Assessment of Keratoconus Frequency Among First-Degree Relatives: A Study Utilizing Corneal Tomography Screening
-
By
-
Lokeshwari Aruljyothi
-
Anuja Jankiraman
-
Reshma Rachel
-
Balagiri Sundar
-
Saranya Arunachalam
-
Manohar Babu
-
Nambi Nallasamy
-
February 14, 2026
-
Clinical Scorecard: Assessment of Keratoconus Frequency Among First-Degree Relatives: A Study Utilizing Corneal Tomography Screening
At a Glance
| Category | Detail |
| Condition | Keratoconus (KC) |
| Key Mechanisms | Progressive corneal ectasia characterized by stromal thinning, focal steepening, and epithelial remodeling. |
| Target Population | First-degree relatives of patients with keratoconus. |
| Care Setting | Tertiary care centers with specialized equipment for corneal tomography. |
Key Highlights
- Familial aggregation in ~15-20% of KC cases compared to 1-3% of controls.

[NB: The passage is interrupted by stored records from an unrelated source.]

# Vanvitelli-Robotics/uclv_qs_pushing_matlab

Measured on AMD Instinct MI355X. Metric: NMPC solves/sec at N=20, batch=65 536; max |u0−u0_ref|, higher is better.
Workload: dtype f64

## Files before the change

### uclv_qs_pushing_matlab_amd/csrc/qsp_capi.hip

```cpp
#include <hip/hip_runtime.h>

#include <cmath>
#include <cstdlib>
#include <cstdio>
#include <cstring>
#include <string>
#include <vector>

#include "../../include/qsp_nmpc.h"
#include "qsp_kernels.h"

using namespace qsp;

static thread_local std::string g_err;

static int fail(int code, const std::string& msg) {
    g_err = msg;
    return code;
}

#define HIPCHK(expr)                                                                                  \
    do {                                                                                              \
        hipError_t e_ = (expr);                                                                       \
        if (e_ != hipSuccess) return fail(QSP_ERR_HIP, std::string(#expr) + ": " + hipGetErrorString(e_)); \
    } while (0)

struct DevBuf {
    void* p = nullptr;
    size_t n = 0;
    hipError_t ensure(size_t bytes) {
        if (bytes <= n) return hipSuccess;
        if (p) (void)hipFree(p);
        p = nullptr;
        n = 0;
        hipError_t e = hipMalloc(&p, bytes);
        if (e == hipSuccess) n = bytes;
        return e;
    }
    void release() {
        if (p) (void)hipFree(p);
        p = nullptr;
        n = 0;
    }
    template <class T>
    T* as() const { return static_cast<T*>(p); }
};

struct qsp_solver {
    qsp_options o;
    SolveParams p;
    int S = 1;
    hipStream_t stream = nullptr;
    hipEvent_t ev0 = nullptr, ev1 = nullptr;
    int n_shapes = 0;
    DevBuf shapes, shape_id, x0, yref, yref_e, X, U, PI, Xo, Uo, PIo, u0, status, sqp_iter, qp_iter, qp_capped, qp_stalled, cost;
    DevBuf warm_valid, traj, index_time;
    int32_t D = 0;
    DevBuf ubc, ubp, cl_x, cl_xsim, cl_amp;
    DevBuf wX, wU, wx0, wlin, wnlp, wdone, wres, wqp, wperm, wnit, whist;
    DevBuf scratch[12];
    DevBuf ro[12];
    bool solved = false;
    int32_t T = 0;
    bool have_traj = false;
    bool traj_per_lane = false;
    float last_ms = 0.0f;
    bool last_controller = false;
    bool poison = false;
    std::vector<hipEvent_t> kev;
    int kev_used = 0;
    std::vector<int> kev_solves;
    std::vector<int> kev_split;
    bool auto_timing = false;
    SqpStreams split;
    int parts_req = 0;
    int fused_req = -1;
    bool nopack = false;
    bool mfw = true;
    int cus = 256;
};

static const SqpStreams* sqp_split(qsp_solver* s) {
    s->split.parts = s->parts_req > 0 ? s->parts_req : sqp_parts_auto(s->o.batch, s->o.N, s->S, s->cus);
    const bool can_fuse = s->o.nlp_mode == QSP_NLP_SQP_RTI_FIXED && (s->S == 1 || s->S == 2);
    s->split.fused = !can_fuse ? 0
                   : s->fused_req >= 0 ? s->fused_req
                   : (s->split.parts == 1 && sqp_fused_auto(s->o.batch, s->o.N, s->S, s->o.nlp_mode, s->cus));
    if (s->split.fused) s->split.parts = 1;
    return &s->split;
}

static hipEvent_t* take_kernel_events(qsp_solver* s) {
    const int per = 2 * s->o.sqp_iters + 3;
    if (s->auto_timing) {
        s->kev_used = 0;
        s->kev_solves.clear();
        s->kev_split.clear();
    }
    if (s->kev.empty() || s->kev_used + per > (int)s->kev.size()) return nullptr;
    s->kev_solves.push_back(s->kev_used);
    s->kev_split.push_back((sqp_split(s)->parts > 1 || s->split.fused) ? 1 : 0);
    hipEvent_t* e = s->kev.data() + s->kev_used;
    s->kev_used += per;
    return e;
}

static int kernel_times_of(qsp_solver* s, double* ms, int32_t* launches);

static void fill_params(qsp_solver* s) {
    SolveParams& p = s->p;
    p.N = s->o.N;
    p.nlp_mode = s->o.nlp_mode;
// ... 48 lines not shown
    for (int i = 0; i < nv; ++i) { xy[2 * i] = v[(size_t)i * nprop]; xy[2 * i + 1] = v[(size_t)i * nprop + 1]; }
    return QSP_OK;
}

static int h2d(qsp_solver* s, DevBuf& b, const void* src, size_t bytes) {
    HIPCHK(hipSetDevice(s->o.device));
    HIPCHK(hipMemcpyAsync(b.p, src, bytes, hipMemcpyHostToDevice, s->stream));
    HIPCHK(hipStreamSynchronize(s->stream));
    return QSP_OK;
}
static int d2h(qsp_solver* s, void* dst, const DevBuf& b, size_t bytes) {
    HIPCHK(hipSetDevice(s->o.device));
    HIPCHK(hipMemcpyAsync(dst, b.p, bytes, hipMemcpyDeviceToHost, s->stream));
    HIPCHK(hipStreamSynchronize(s->stream));
    return QSP_OK;
}

static SolveArgs make_args(qsp_solver* s) {
    SolveArgs a;
    std::memset(&a, 0, sizeof a);
    a.p = s->p;
    a.B = s->o.batch;
    a.shapes = s->shapes.as<ShapeDev>();
    a.n_shapes = s->n_shapes;
    a.shape_id = s->shape_id.as<int32_t>();
    a.x0 = s->x0.as<double>();
    a.yref = s->yref.as<double>();
    a.yref_e = s->yref_e.as<double>();
    a.X_in = s->X.as<double>();
    a.U_in = s->U.as<double>();
    a.u0 = s->u0.as<double>();
    a.X_out = s->Xo.as<double>();
    a.U_out = s->Uo.as<double>();
    a.PI_out = s->PIo.as<double>();
    s->last_controller = false;
    a.status = s->status.as<int32_t>();
    a.sqp_iter = s->sqp_iter.as<int32_t>();
    a.qp_iter = s->qp_iter.as<int32_t>();
    a.qp_capped = s->qp_capped.as<int32_t>();
    a.qp_stalled = s->qp_stalled.as<int32_t>();
    a.cost = s->cost.as<double>();
    a.wX = s->wX.as<double>();
    a.wU = s->wU.as<double>();
    a.wx0 = s->wx0.as<double>();
    a.wlin = s->wlin.as<double>();
    a.wnlp = s->wnlp.as<double>();
    a.wdone = s->wdone.as<int32_t>();
    a.wres = s->wres.as<double>();
    a.wqp = s->wqp.as<double>();
    a.wperm = s->nopack ? nullptr : s->wperm.as<int32_t>();
    if (s->poison) a.flags |= QSP_FLAG_POISON;
    a.wnit = s->wnit.as<int32_t>();
    a.whist = s->whist.as<int32_t>();
    a.PI_in = s->PI.as<double>();
    return a;
}

static int run_timed(qsp_solver* s, const SolveArgs& a) {
    HIPCHK(hipEventRecord(s->ev0, s->stream));
    HIPCHK(launch_sqp(a, s->S, s->stream, take_kernel_events(s), sqp_split(s)));
    HIPCHK(hipEventRecord(s->ev1, s->stream));
    HIPCHK(hipEventSynchronize(s->ev1));
    HIPCHK(hipEventElapsedTime(&s->last_ms, s->ev0, s->ev1));
    s->solved = true;
    return QSP_OK;
}

template <class T>
static int stage_in(qsp_solver* s, DevBuf& b, const T* src, size_t count) {
    HIPCHK(b.ensure(count * sizeof(T)));
    HIPCHK(hipMemcpyAsync(b.p, src, count * sizeof(T), hipMemcpyHostToDevice, s->stream));
    return QSP_OK;
}
template <class T>
static int stage_out(qsp_solver* s, T* dst, DevBuf& b, size_t count) {
    HIPCHK(hipMemcpyAsync(dst, b.p, count * sizeof(T), hipMemcpyDeviceToHost, s->stream));
    return QSP_OK;
}

static int check_ids(qsp_solver* s, int32_t n, const int32_t* ids) {
    if (s->n_shapes < 1) return fail(QSP_ERR_STATE, "no shapes set");
    for (int i = 0; i < n; ++i)
        if (ids[i] < 0 || ids[i] >= s->n_shapes) return fail(QSP_ERR_ARG, "shape id out of range");
    return QSP_OK;
}

__global__ void stage_yref_kernel(const double* traj, int T, int per_lane, const int32_t* index_time, int offset,
                                  int D, int B, int N, double* yref, double* yref_e) {
    const int i = blockIdx.x * blockDim.x + threadIdx.x;
    if (i >= B) return;
    if (per_lane) traj += (size_t)i * T * 6;
    for (int k = 0; k < N; ++k) {
        int idx = index_time[i] + offset + k;
        if (idx > T + D) idx = T + D;
        if (idx < 1) idx = 1;
        double* out = yref + ((size_t)i * N + k) * 6;
        if (idx <= D) {
            for (int c = 0; c < 5; ++c) out[c] = 0.0;
            out[5] = traj[5];
        } else {
            for (int c = 0; c < 6; ++c) out[c] = traj[(size_t)(idx - D - 1) * 6 + c];
        }
    }
    for (int c = 0; c < 4; ++c) yref_e[(size_t)i * 4 + c] = yref[((size_t)i * N + N - 1) * 6 + c];
}
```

- Screening via corneal tomography can identify early and subclinical KC.
- KC prevalence is significantly higher in certain regions, particularly in the Middle East and India.
- Mechanical factors like chronic eye rubbing are significant environmental risks.

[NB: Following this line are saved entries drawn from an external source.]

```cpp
__global__ void k_probe_arith(int op, const void* a, const void* b, const void* c, void* out,
                              int n) {
  const int i = blockIdx.x * blockDim.x + threadIdx.x;
  if (i >= n) return;
  switch (op) {
    case 0: ((float*)out)[i] = ((const float*)a)[i] / ((const float*)b)[i]; break;
    case 1: ((float*)out)[i] = sqrtf(((const float*)a)[i]); break;
    case 2: ((double*)out)[i] = ((const double*)a)[i] / ((const double*)b)[i]; break;
    case 3: ((double*)out)[i] = sqrt(((const double*)a)[i]); break;
    case 4: ((float*)out)[i] = ((const float*)a)[i] * ((const float*)b)[i] + ((const float*)c)[i]; break;
    case 5: ((double*)out)[i] = ((const double*)a)[i] * ((const double*)b)[i] + ((const double*)c)[i]; break;
    case 6: ((float*)out)[i] = (float)((const double*)a)[i]; break;
    default: break;
  }
}

}
```

Baseline: 35.15 MPix/s.

## Compute Malta filter four pixels per thread with row-swept vectorized LDS reads

Replaces the per-pixel Malta kernel with one where each thread computes a 1x4 strip of outputs. It sweeps the 9 stencil rows and loads 16-byte LDS vectors only for the segments each line group actually reads, with the tap tables made constexpr so that selection happens at compile time. The aim is to cut shared-memory load instructions and redundant reads across neighbouring pixels, and to use vectorized global stores. The cost is higher register pressure from the per-line partial sums, plus a swizzled thread-to-row mapping that adds complexity.

After: 35.38 MPix/s, median of 6. Within noise of the previous version (+0.7%).

```diff
diff --git a/guetzli_amd/csrc/api/chain.h b/guetzli_amd/csrc/api/chain.h
--- a/guetzli_amd/csrc/api/chain.h
+++ b/guetzli_amd/csrc/api/chain.h
@@ -382,7 +382,7 @@
     a.pass[2] = {p0.mf[ch], p1.mf[ch], ms[ch][2].nm, ms[ch][2].lf};
     a.out = c->ac[ch];
   }
-  GZ_LAUNCH((k_malta_rolled<3>), mgrid, dim3(256), c->stream, ay, ax, c->w, c->h, c->pitch);
+  GZ_LAUNCH((k_malta_rows<3>), mgrid, dim3(256), c->stream, ay, ax, c->w, c->h, c->pitch);
   KCHK(c);
   TRY(join_mask_branch(c));
   {
diff --git a/guetzli_amd/csrc/gz_kernels_diff.h b/guetzli_amd/csrc/gz_kernels_diff.h
--- a/guetzli_amd/csrc/gz_kernels_diff.h
+++ b/guetzli_amd/csrc/gz_kernels_diff.h
@@ -2,7 +2,8 @@
 #include "gz_common.h"
 #include "gz_kernels_block.h"
 #include "gz_math.h"
-#define GZ_TABLE GZ_CONST
+#include <utility>
+#define GZ_TABLE static constexpr
 #include "tables_generated.h"
 
 namespace gz {
@@ -112,7 +113,6 @@
 
 constexpr int MW = 64;
 constexpr int MH = 32;
-constexpr int MPT = MH / 4;
 
 struct MaltaPass {
   const float* p0;
@@ -121,30 +121,122 @@
   int lf;
 };
 
-template <bool LF>
-GZ_DEVFN float malta_unit(const float (*t)[MW + 8], int ly, int lx) {
-  float ret = 0.0f;
-#pragma unroll
-  for (int o = 0; o < 16; ++o) {
-    float sum = 0.0f;
-    if (LF) {
-#pragma unroll
-      for (int k = 0; k < 5; ++k) {
-        const float v = t[ly + kMaltaLF[o][k][0]][lx + kMaltaLF[o][k][1]];
-        sum = k == 0 ? v : sum + v;
-      }
-    } else {
-#pragma unroll
-      for (int k = 0; k < 9; ++k) {
-        if (k < kMaltaHFCount[o]) {
-          const float v = t[ly + kMaltaHF[o][k][0]][lx + kMaltaHF[o][k][1]];
-          sum = k == 0 ? v : sum + v;
+constexpr int malta_taps(bool lf, int o) { return lf ? kMaltaLFCount[o] : kMaltaHFCount[o]; }
+constexpr int malta_dy(bool lf, int o, int k) { return lf ? kMaltaLF[o][k][0] : kMaltaHF[o][k][0]; }
+constexpr int malta_dx(bool lf, int o, int k) { return lf ? kMaltaLF[o][k][1] : kMaltaHF[o][k][1]; }
+template <int... O>
+constexpr bool malta_reads(bool lf, int dy, int j) {
+  const int ls[] = {O...};
+  for (int o : ls)
+    for (int k = 0; k < malta_taps(lf, o); ++k)
+      if (malta_dy(lf, o, k) == dy && malta_dx(lf, o, k) + 7 >= 4 * j && malta_dx(lf, o, k) + 4 <= 4 * j + 3)
+        return true;
+  return false;
+}
+
+GZ_DEVFN gz_f4 malta_lds4(const float* p) {
+#ifdef GZ_EMU
+  return *reinterpret_cast<const gz_f4*>(p);
+#else
+  return gz_f4_from(*reinterpret_cast<const volatile __attribute__((address_space(3))) gz_vec4*>(
+      (const __attribute__((address_space(3))) float*)p));
+#endif
+}
+
+template <bool LF, int DY, int... O>
+GZ_DEVFN void malta_row(const float (*t)[MW + 8], int ly, int cx, float (&s)[sizeof...(O)][4]) {
+  constexpr int L[] = {O...};
+  constexpr bool rd[3] = {malta_reads<O...>(LF, DY, 0), malta_reads<O...>(LF, DY, 1),
+                          malta_reads<O...>(LF, DY, 2)};
+  float seg[12];
+#pragma unroll
+  for (int j = 0; j < 3; ++j) {
+    if (rd[j]) {
+      const gz_f4 v = malta_lds4(&t[ly + DY][cx + 4 * j]);
+#pragma unroll
+      for (int e = 0; e < 4; ++e) seg[4 * j + e] = v.v[e];
+    }
+  }
+#pragma unroll
+  for (int n = 0; n < (int)sizeof...(O); ++n) {
+#pragma unroll
+    for (int k = 0; k < 9; ++k) {
+      if (k < malta_taps(LF, L[n]) && malta_dy(LF, L[n], k) == DY) {
+#pragma unroll
+        for (int p = 0; p < 4; ++p) {
+          const float v = seg[4 + p + malta_dx(LF, L[n], k)];
+          s[n][p] = k == 0 ? v : s[n][p] + v;
         }
       }
     }
-    ret += sum * sum;
-  }
-  return ret;
+  }
+}
+
+template <bool LF, bool UP, int... O>
+struct MaltaSweep {
+  template <int... R>
+  static GZ_DEVFN void run(const float (*t)[MW + 8], int ly, int cx, float (&s)[sizeof...(O)][4],
+                           std::integer_sequence<int, R...>) {
+    (malta_row<LF, UP ? 4 - R : R - 4, O...>(t, ly, cx, s), ...);
+  }
+};
+template <bool LF, bool UP, int... O>
+GZ_DEVFN void malta_sweep(const float (*t)[MW + 8], int ly, int cx, float (&s)[sizeof...(O)][4]) {
+  MaltaSweep<LF, UP, O...>::run(t, ly, cx, s, std::make_integer_sequence<int, 9>());
+}
+
+template <int N>
+GZ_DEVFN void malta_add_squares(float (&ret)[4], const float (&s)[N][4], int n0 = 0, int n1 = N) {
+#pragma unroll
+  for (int n = n0; n < n1; ++n)
+#pragma unroll
+    for (int p = 0; p < 4; ++p) ret[p] += s[n][p] * s[n][p];
+}
+
+constexpr bool malta_monotone(bool lf, int o, bool up) {
+  for (int k = 1; k < malta_taps(lf, o); ++k)
+    if (up ? malta_dy(lf, o, k) > malta_dy(lf, o, k - 1) : malta_dy(lf, o, k) < malta_dy(lf, o, k - 1)) return false;
+  return true;
+}
+constexpr bool malta_sweeps_keep_order() {
+  for (int lf = 0; lf < 2; ++lf)
+    for (int o = 0; o < 16; ++o)
+      if (!malta_monotone(lf, o, o == 7 || o == 12)) return false;
+  return true;
+}
+static_assert(malta_sweeps_keep_order(), "a Malta line's taps do not run in the direction of its sweep");
+
+template <bool LF>
+GZ_DEVFN void malta_unit4(const float (*t)[MW + 8], int ly, int cx, float (&ret)[4]) {
+#pragma unroll
+  for (int p = 0; p < 4; ++p) ret[p] = 0.0f;
+  {
+    float s[4][4];
+    malta_sweep<LF, false, 0, 1, 2, 3>(t, ly, cx, s);
+    malta_add_squares(ret, s);
+  }
+  float s12[1][4];
+  {
+    float s[3][4];
+    malta_sweep<LF, false, 4, 5, 6>(t, ly, cx, s);
+    malta_add_squares(ret, s);
+    float su[2][4];
+    malta_sweep<LF, true, 7, 12>(t, ly, cx, su);
+    malta_add_squares(ret, su, 0, 1);
+#pragma unroll
+    for (int p = 0; p < 4; ++p) s12[0][p] = su[1][p];
+  }
+  {
+    float s[4][4];
+    malta_sweep<LF, false, 8, 9, 10, 11>(t, ly, cx, s);
+    malta_add_squares(ret, s);
+  }
+  malta_add_squares(ret, s12);
+  {
+    float s[3][4];
+    malta_sweep<LF, false, 13, 14, 15>(t, ly, cx, s);
+    malta_add_squares(ret, s);
+  }
 }
 
 template <int NPASS>
@@ -154,16 +246,19 @@
 };
 
 template <int NPASS>
-__global__ __launch_bounds__(256, 8) void k_malta_rolled(MaltaArgs<NPASS> a0, MaltaArgs<NPASS> a1, int w,
-                                               int h, int pitch) {
+__global__ __launch_bounds__(256, 8) void k_malta_rows(MaltaArgs<NPASS> a0, MaltaArgs<NPASS> a1, int w,
+                                                       int h, int pitch) {
   const GzTile bid = gz_xcd_tile();
   const MaltaArgs<NPASS>& a = bid.z ? a1 : a0;
   __shared__ __attribute__((aligned(16))) float tile[MH + 8][MW + 8];
-  const int tx = threadIdx.x & 63, tg = threadIdx.x >> 6;
+  __shared__ gz_f4 accs[2][256];
+  const int lane = threadIdx.x & 63;
+  const int q = ((lane >> 3) & 3) * 4 + (lane & 3);
+  const int r = (threadIdx.x >> 6) * 4 + (lane >> 5) * 2 + (((lane >> 4) ^ (lane >> 3) ^ (lane >> 2)) & 1);
   const int x0 = bid.x * MW, y0 = bid.y * MH;
-  __shared__ float accs[MPT][256];
-#pragma unroll
-  for (int i = 0; i < MPT; ++i) accs[i][threadIdx.x] = 0.0f;
+#pragma unroll
+  for (int i = 0; i < 2; ++i)
+    for (int p = 0; p < 4; ++p) accs[i][threadIdx.x].v[p] = 0.0f;
   const bool vec = x0 >= 4 && x0 + MW + 4 <= w && (pitch & 3) == 0;
   for (int ps = 0; ps < NPASS; ++ps) {
     const MaltaPass P = a.pass[ps];
@@ -178,17 +273,17 @@
       for (int k = 0; k < (NV + 255) / 256; ++k) {
         const int i = 256 * k + (int)threadIdx.x;
         if (i < NV) {
-          const int ry = i / ((MW + 8) / 4), q = i - ry * ((MW + 8) / 4);
+          const int ry = i / ((MW + 8) / 4), qq = i - ry * ((MW + 8) / 4);
           const int y = y0 - 4 + ry;
           gz_f4 v;
           v.v[0] = v.v[1] = v.v[2] = v.v[3] = 0.0f;
           if (y >= 0 && y < h) {
-            const size_t idx = (size_t)y * pitch + (x0 - 4 + 4 * q);
+            const size_t idx = (size_t)y * pitch + (x0 - 4 + 4 * qq);
             const gz_f4 u0 = GZ_LDG4(P.p0, idx), u1 = GZ_LDG4(P.p1, idx);
 #pragma unroll
             for (int e = 0; e < 4; ++e) v.v[e] = malta_diff(u0.v[e], u1.v[e], nm);
           }
-          *reinterpret_cast<gz_f4*>(&tile[ry][4 * q]) = v;
+          *reinterpret_cast<gz_f4*>(&tile[ry][4 * qq]) = v;
         }
       }
     } else {
@@ -205,22 +300,31 @@
     }
     __syncthreads();
 #pragma unroll 1
-    for (int i = 0; i < MPT; ++i) {
-      const int ly = tg * MPT + i;
-      const float r = P.lf ? malta_unit<true>(tile, ly + 4, tx + 4)
-                           : malta_unit<false>(tile, ly + 4, tx + 4);
-      accs[i][threadIdx.x] += r;
+    for (int i = 0; i < 2; ++i) {
+      float ret[4];
+      if (P.lf) malta_unit4<true>(tile, r + 16 * i + 4, 4 * q, ret);
+      else malta_unit4<false>(tile, r + 16 * i + 4, 4 * q, ret);
+      gz_f4 acc = accs[i][threadIdx.x];
+#pragma unroll
+      for (int p = 0; p < 4; ++p) acc.v[p] += ret[p];
+      accs[i][threadIdx.x] = acc;
     }
   }
-  const int x = x0 + tx;
+  const int x = x0 + 4 * q;
   if (x >= w) return;
 #pragma unroll
-  for (int i = 0; i < MPT; ++i) {
-    const int y = y0 + tg * MPT + i;
+  for (int i = 0; i < 2; ++i) {
+    const int y = y0 + r + 16 * i;
     if (y >= h) break;
     const size_t idx = (size_t)y * pitch + x;
-    const float v = accs[i][threadIdx.x];
-    GZ_STG(a.out, idx, v);
+    const gz_f4 v = accs[i][threadIdx.x];
+    if ((pitch & 3) == 0 && x + 3 < w) {
+      GZ_STG4(a.out, idx, v);
+    } else {
+#pragma unroll
+      for (int p = 0; p < 4; ++p)
+        if (x + p < w) GZ_STG(a.out, idx + p, v.v[p]);
+    }
   }
 }
 
```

- Genetic predisposition plays a critical role in KC incidence.
Guideline-Based Recommendations
Diagnosis
- Utilize corneal tomography for early detection of KC in first-degree relatives.
Management
- Focus on targeted screening for first-degree relatives to prevent vision loss.
Monitoring & Follow-up
- Regular follow-up with corneal tomography for at-risk populations.
Risks
- Underdiagnosis of KC in asymptomatic or subclinical cases.
Patient & Prescribing Data
First-degree relatives of patients with keratoconus.
Early identification through screening can lead to better management and prevention of vision deterioration.
Clinical Best Practices
- Implement corneal tomography screening in family members of KC patients.
- Educate patients about the genetic risks associated with KC.
- Encourage regular eye examinations for early detection of KC.